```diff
@@ -1030,12 +1030,12 @@
             sampled_feat = self._sample(qb, x1, mlvl_feats, img_metas, d_region, lin[0:3], table)
             partials = self.mixing.out_proj_partials(sampled_feat, x1, prepared["out_proj_split"], None, packs, x1_split)
         p_scale = packs["out_alpha"] if packs else 1.0
-        proj = new(2, n, E)
+        proj, x2 = new(2, n, E), new(n, E)
         ro, lo = rb.attention.output_proj, lb.attention.output_proj
         rowgemm_launch([row_gemm([row_seg(bev[0])], ro.weight, ro.bias, proj[0]),
-                        row_gemm([row_seg(bev[1])], lo.weight, lo.bias, proj[1])], n)
-        x2 = add_ln(partials, self.norm2, residual=x1, bias=self.mixing.out_proj.bias, num_partials=partials.shape[0],
-                    a_scale=p_scale)
+                        row_gemm([row_seg(bev[1])], lo.weight, lo.bias, proj[1])], n,
+                       ln=row_ln(partials, self.norm2, x2, num_partials=partials.shape[0], a_scale=p_scale,
+                                 bias=self.mixing.out_proj.bias, residual=x1))
         fk, f2k = prepared["fusion_k"], prepared["ffn2_k"]
         if len(fk) != 3 or len(f2k) != 2:
             raise RuntimeError("forward_fused: fusion must take 3 * embed_dims, feedforward_channels must be 2 * embed_dims")
@@ -1057,11 +1057,10 @@
                         row_gemm([row_seg(c0r0[:, E:])], rg[2].weight, rg[2].bias, r2, relu_from=0)], n)
         cls_score = out_slots[0] if out_slots is not None else new(B, Q, self.num_classes)
         delta = new(B, Q, self.code_size)
-        rowgemm_launch([row_gemm([row_seg(c3, norm=cb[4], relu=True)], cb[6].weight, cb[6].bias, cls_score),
-                        row_gemm([row_seg(r2)], rg[4].weight, rg[4].bias, delta)], n)
-        bbox_pred, bbox_xy, next_table, next_h = layer_boundary_fused(qb, delta, meta["time_diff_safe"], self.num_ray,
-                                                                      self.pc_range, pe[0], pe[1],
-                                                                      xy_out=out_slots[1] if out_slots is not None else None)
+        bbox_pred, bbox_xy, next_table, next_h = head_boundary_fused(
+            row_gemm([row_seg(c3, norm=cb[4], relu=True)], cb[6].weight, cb[6].bias, cls_score),
+            row_gemm([row_seg(r2)], rg[4].weight, rg[4].bias, delta), qb, meta["time_diff_safe"], self.num_ray, self.pc_range,
+            pe[0], pe[1], xy_out=out_slots[1] if out_slots is not None else None)
         self.wrote_slots = out_slots is not None
         self._carry = ((layer + 1, bbox_pred.data_ptr(), tuple(bbox_pred.shape), bbox_pred._version), next_h, next_table, bbox_pred)
         if stages is not None:
```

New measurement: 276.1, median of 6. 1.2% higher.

+++++

Lines of the data that include the string "weight" are to be counted; report the total by itself.

» **Answer for this exercise**:
8